Key research themes
1. How has the conceptualization of publicness shaped the theoretical foundations of public administration?
This research theme explores the enduring challenge within public administration theory concerning the definition and understanding of 'publicness.' It critically examines how competing ontological perspectives — derived from notions of public goods and the public interest in political theory — have led to multiple conceptual approaches delineating public versus private organizations. Understanding this conceptual ambiguity is vital as it underpins theoretical debates and practical approaches in public administration, affecting organizational analysis and governance models.
2. What are the historical and institutional foundations shaping contemporary public administration reforms, particularly regarding New Public Management (NPM) versus traditional bureaucracy?
This theme investigates the shift from traditional public administration models—rooted in Weberian bureaucracy emphasizing political neutrality, hierarchy, and rule-following—to New Public Management approaches that prioritize efficiency, decentralization, output control, and market-like mechanisms within public services. It addresses how these paradigms conceive accountability, managerialism, and the role of bureaucracy, positioning NPM as both a critique and reform movement responding to perceived failures of classical models. Understanding this evolution is crucial for interpreting contemporary governance challenges and reform trajectories.

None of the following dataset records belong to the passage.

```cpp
const char *bevops_version(void);
const char *bevops_status_string(int status);
// ... 129 lines not shown
                     void *stream);
int bevops_queue_mean2(int dtype, const void *x, void *out, size_t count, void *stream);
int bevops_rotate_forward_hwc(int dtype, const void *img, const void *angle, const void *center,
                              int angle_dtype, void *output, int channels, int height, int width,
                              int interpolation, void *stream);
int bevops_layer_norm(int dtype, const void *x, const void *gamma, const void *beta, void *out,
                      size_t rows, int channels, float eps, void *stream);
int bevops_quantize_rows(int dtype, const void *x, void *q, size_t count, float scale, void *stream);
int bevops_dequantize_rows(int dtype, const void *q, void *out, size_t count, float scale, void *stream);
int bevops_linear_int8(const void *a_q, float scale_a, const void *w_q, const float *w_scales,
                       float scale_w, const float *bias, const void *residual, int out_dtype,
                       void *out, float scale_out, long long M, int N, int K, int relu, void *stream);
int bevops_linear_int8_fused(const void *x_f16, float scale_a, const void *w_q, const float *w_scales,
                             float scale_w, const float *bias, const void *residual, int out_dtype,
                             void *out, float scale_out, long long M, int N, int K, int relu, void *stream);
int bevops_tile_gemm_f16(const void *x, const void *weight, const void *bias, const void *residual,
                         void *out, long long M, int N, int K, int relu, void *stream);
typedef struct bevops_gemm_dst {
  int col_begin, col_end;
  void *out;
  long long out_pitch;
  const void *res;
  long long res_pitch;
} bevops_gemm_dst;
int bevops_tile_gemm_f16_dst(const void *x, const void *weight, const void *bias, const bevops_gemm_dst *dst, int num_dst,
                             long long M, int N, int K, int relu, void *stream);
int bevops_small_gemm_f16_dst(const void *x, const void *weight, const void *bias, const bevops_gemm_dst *dst, int num_dst,
                              long long M, int N, int K, int relu, void *stream);
int bevops_conv_tile_f16(const void *x, const void *weight_taps, const void *bias, const void *residual,
                         void *out, int B, int H, int W, int Cin, int Cout, int ksize, int stride, int relu,
                         void *stream);
int bevops_conv3x3_c64_f16(const void *x, const void *weight_taps, const void *bias, void *out, int B, int H, int W,
                           int Cin, int Cout, int relu, void *stream);
int bevops_refine_reference_points(int dtype, const void *tmp, const void *reference_points, void *new_reference_points,
                                   void *reference_xy, int num_query, int tmp_stride, const void *log_table,
                                   const void *sigmoid_table, void *stream);
int bevops_decode_boxes(int dtype, const void *regs, const void *refs, void *out, int count, float scale_x, float offset_x,
                        float scale_y, float offset_y, float scale_z, float offset_z, const void *log_table,
                        const void *sigmoid_table, void *stream);
int bevops_conv_tile_int8_fused(const void *x_f16, float scale_a, const void *w_q_taps, const float *w_scales,
                                float scale_w, const float *bias, const void *residual, void *out, int B, int H,
                                int W, int Cin, int Cout, int ksize, int stride, int relu, void *stream);
int bevops_linear_int8_chain(const void *a, int a_dtype, float scale_a, const void *w_q, const float *w_scales,
                             float scale_w, const float *bias, const void *residual, int res_dtype, float scale_res,
                             int out_dtype, void *out, float scale_out, long long M, int N, int K, int relu,
                             void *stream);
int bevops_conv_tile_int8(const void *x_q, float scale_a, const void *w_q_taps, const float *w_scales, float scale_w,
                          const float *bias, const void *residual, int out_dtype, void *out, float scale_out, int B,
                          int H, int W, int Cin, int Cout, int ksize, int stride, int relu, void *stream);
int bevops_bias_relu_maxpool_nhwc_int8(int dtype, const void *x, const void *bias, void *out_q, float scale_out,
                                       int n, int h, int w, int channels, void *stream);
size_t bevops_mdconv_int8_nhwc_workspace_size(void);
int bevops_mdconv_forward_int8_nhwc(const void *input_nhwc, float scale_in, const void *offset_mask_nhwc,
                                    int offset_mask_channels, float scale_offset, float scale_mask,
                                    const void *packed_weight, float scale_weight, const float *bias,
                                    void *output_nhwc, float scale_out, int relu, int exact, void *workspace,
                                    size_t workspace_bytes, int B, int Cin, int H, int W, int Cout, int Kh, int Kw,
                                    int stride_h, int stride_w, int pad_h, int pad_w, int dil_h, int dil_w,
                                    int groups, int deform_groups, void *stream);
int bevops_image_normalize_pad(int in_dtype, const void *images, int out_dtype, void *output, int N,
                               int H0, int W0, int Hp, int Wp, const double *mean_host,
                               const double *std_host, int to_rgb, int channels_last, void *stream);
size_t bevops_image_resize_plan_size(int H0, int W0, int resize_w, int resize_h, int crop_x0, int crop_y0,
                                     int crop_x1, int crop_y1);
int bevops_image_resize_plan_build(int H0, int W0, int resize_w, int resize_h, int crop_x0, int crop_y0, int crop_x1,
                                   int crop_y1, void *plan_host, size_t plan_bytes);
// ... 149 lines not shown
```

3. How do historical and comparative perspectives inform the globalization and cross-nationalization of public administration education and institutional legacies?
This theme addresses the comparative dimension of public administration scholarship and practice, examining how globalization and historical legacies influence administrative systems’ design, education, and performance across countries. It stresses the importance of internationalizing curricula to prepare public administrators for global challenges and studies how imperial and colonial histories create complex institutional legacies at multiple governmental levels, shaping trust, capacity, and administrative behavior.